Se la vita ti offre limoni… corri a raccoglierli! Questo potrebbe essere il motto di Rachele e Giada Capovilla di Capriana che, un po’ spaesate dall’esordio nel mondo “dei grandi”, hanno deciso di sfruttare al meglio i mesi dopo la maturità. Giovani, intraprendenti e anche un po’ titubanti hanno colto l’occasione per partire alla volta di una delle mete più gettonate dai ragazzi in questi ultimi anni: l’Australia.

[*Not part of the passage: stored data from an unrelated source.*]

struct zett_hypernet {
    zett_config cfg{};
    int device = 0;
    int precision = ZETT_PREC_BF16;
    bool finalized = false;
    std::map<std::string, Tensor> w;
    std::vector<void*> qkv_w;
    std::vector<float*> qkv_b;
    struct Folded { void* w = nullptr; float* c = nullptr; float* b = nullptr; };
    std::vector<Folded> fold_qkv, fold_up;
    Folded fold_head_in, fold_head_out;
    float* head_one = nullptr;
    float* head_zero = nullptr;
    int ln_fold = 1;
    float* head_scale = nullptr;
    float* head_shift = nullptr;
    std::vector<void*> owned;
    int64_t max_chunk_tokens = 0;
    int time_gemm = 0;
    int cls_only_last = 1;
    int pair_dedupe = 1;
    int residual_lo = 1;
    int concurrent_lanes = 0;
    hipStream_t lane_stream = nullptr;
    hipEvent_t lane_ev[4] = {nullptr, nullptr, nullptr, nullptr};
    int attention_fast = 1;
    int attention_pack = 1;
    int gemm_tail_split = 1;
    int gemm_tile_order = 0;
    int ln_rows8 = 1;
    int table_lo = 1;
    int gemm_group = 0;
    int gemm4d_min_k = 512;
    int gemm_variant = 0;
    struct PlanSlot {
        DevBuf i32, u8;
        int32_t* host = nullptr;
        size_t host_ints = 0;
        hipEvent_t done = nullptr;
        hipEvent_t released = nullptr;
        const int32_t* sfm = nullptr;
        int64_t n_rows = 0;
        int seq = 0;
        bool pair_plan = false;
        const int32_t* ext_id_slot = nullptr;
        bool pending = false;
    } plan[2];
    PlanSlot table_plan;
    struct ExtTable { const void* table = nullptr; const float* stats = nullptr; const int32_t* id_slot = nullptr; } ext;
    int plan_cur = 0;
    hipStream_t plan_stream = nullptr;
    hipEvent_t plan_fork = nullptr;
    DevBuf table, x0, yf, yt, big, pre, ctx, cf, ct, lnstats, lnparts;
    hipEvent_t out_ready[2] = {nullptr, nullptr};
    bool out_recorded = false;
    int range_accumulate = 0;
    int32_t* range_word = nullptr;
    int32_t* range_host = nullptr;
    DevBuf dest_word, dest_stage[2], dest_sink;
    int32_t* dest_host = nullptr;
    hipEvent_t dest_checked = nullptr;
    std::vector<hipEvent_t> ev;
    size_t ev_used = 0;
    std::vector<double> ev_flops;
    std::vector<std::array<int, 4>> ev_shape;
    std::vector<zett_gemm_record> gemm_log;
    zett_stats stats{};
};

namespace {

size_t elt_size(int precision) { return precision == ZETT_PREC_F32 ? 4 : 2; }

bool is_gemm_weight(const std::string& n) {
    static const char* suffixes[] = {"input_projection.0.weight", "dense1.weight", "dense2.weight",
                                     "query.weight", "key.weight", "value.weight", "dense.weight",
                                     "output_projection.1.weight", "output_projection_out.1.weight"};
    for (const char* s : suffixes) {
        const size_t ls = strlen(s);
        if (n.size() >= ls && n.compare(n.size() - ls, ls, s) == 0) return true;
    }
    return false;
}

void expected_shapes(const zett_config& c, std::map<std::string, std::vector<int64_t>>& s) {
    const int64_t H = c.hidden, I = c.intermediate;
    auto proj = [&](const std::string& p) {
        s[p + "dense1.weight"] = {I, H}; s[p + "dense1.bias"] = {I};
        s[p + "dense2.weight"] = {H, I}; s[p + "dense2.bias"] = {H};
        s[p + "ln.weight"] = {H}; s[p + "ln.bias"] = {H};
    };
    if (c.embed_lang) s["lang_embeddings.weight"] = {c.n_langs, H};
    s["model.embeddings.token_type_embeddings.weight"] = {1, H};
    s["model.embeddings.LayerNorm.weight"] = {H};
    s["model.embeddings.LayerNorm.bias"] = {H};
    s["model.embeddings.position_embeddings.weight"] = {c.max_positions, H};
    for (int l = 0; l < c.layers; ++l) {
        const std::string p = "model.encoder.layer." + std::to_string(l) + ".";
        for (const char* q : {"query", "key", "value"}) {
            s[p + "attention.self." + q + ".weight"] = {H, H};
            s[p + "attention.self." + q + ".bias"] = {H};
        }
        s[p + "attention.output.dense.weight"] = {H, H}; s[p + "attention.output.dense.bias"] = {H};
        s[p + "attention.output.LayerNorm.weight"] = {H}; s[p + "attention.output.LayerNorm.bias"] = {H};
        s[p + "intermediate.dense.weight"] = {I, H}; s[p + "intermediate.dense.bias"] = {I};
        s[p + "output.dense.weight"] = {H, I}; s[p + "output.dense.bias"] = {H};
        s[p + "output.LayerNorm.weight"] = {H}; s[p + "output.LayerNorm.bias"] = {H};
    }
    s["fallback_embeddings.weight"] = {c.n_extra, c.n_in_embd};
    s["input_projection.0.weight"] = {H, c.n_in_embd}; s["input_projection.0.bias"] = {H};
    proj("input_projection.1.");
    proj("output_projection.0.");
    const int64_t w0 = c.single_head ? c.n_in_embd : c.n_embd;
    s["output_projection.1.weight"] = {w0, H}; s["output_projection.1.bias"] = {w0};
    if (c.separate_out && !c.single_head) {
        proj("output_projection_out.0.");
        s["output_projection_out.1.weight"] = {c.n_embd, H}; s["output_projection_out.1.bias"] = {c.n_embd};
    }
    if (c.rescale) {
        s["in_scaler.w"] = {1, c.n_in_embd}; s["in_scaler.b"] = {1, c.n_in_embd};
        s["scaler.w"] = {1, c.n_embd}; s["scaler.b"] = {1, c.n_embd};
        if (c.separate_out) { s["out_scaler.w"] = {1, c.n_embd}; s["out_scaler.b"] = {1, c.n_embd}; }
    }
    if (c.predict_bias) { s["bias_projection.weight"] = {1, H}; s["bias_projection.bias"] = {1}; }
}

Tutto è iniziato cinque mesi prima degli esami, quando la domanda che rimbombava nelle menti di tutti i maturandi era: “Che cosa farò dopo?”. La risposte possono essere tante ma nessuna sembrava essere quella giusta. L’estero è sempre una proposta allettante, ma serve coraggio, e Rachele si sentiva molto insicura quando il pensiero dell’Australia ha fatto capolino per la prima volta tra le mille e confuse prospettive per il futuro. È stata la cugina Giada a convincerla a partire: in due i problemi si affrontano meglio e ci si può sostenere a vicenda. Dopo essersi documentate su internet, tramite video su Youtube, e aver contattato due ragazze della valle che avevano vissuto un’esperienza simile un anno prima, hanno organizzato il viaggio e fissato la data della partenza per il 10 ottobre. Così sono partite, con uno zaino in spalla, tante aspettative, mille sogni e anche qualche dubbio. L’arrivo a Sydney è stato impattante: al confronto con Capriana sembrava di essere nel paese dei giganti. Dopo una settimana nella città più popolosa dell’Oceania, Rachele e Giada si sono trasferite sulla Gold Coast, a Surfers Paradise, per un mese e mezzo. Vivevano in un ostello assieme ad altri backpackers (viaggiatori con lo zaino) e, nonostante la lingua rappresentasse ancora un ostacolo, hanno conosciuto nuove persone. Ben presto hanno però dovuto fare i conti con la necessità di trovare un lavoro: vivere in Australia è costoso e non si può vivere di rendita per molto, così hanno cominciato a fare le pulizie nelle case di alcuni milionari, esperienza che può sembrare allettante, ma lo stipendio non lo era altrettanto. E quindi? Nuovamente zaino in spalla, questa volta direzione Brisbane, piccola sosta di una settimana tra canguri e koala, e poi di nuovo in viaggio verso Bundaberg. Qui Giada ha cominciato a raccogliere i limoni in una farm (un’azienda agricola), per poi essere raggiunta poco dopo da Rachele e altri amici.  Al di là dell’originalità dell’esperienza, le ragazze hanno valutato che, lavorando in una farm per 88 giorni, avrebbero avuto diritto a un ulteriore anno di visto e hanno colto l’occasione.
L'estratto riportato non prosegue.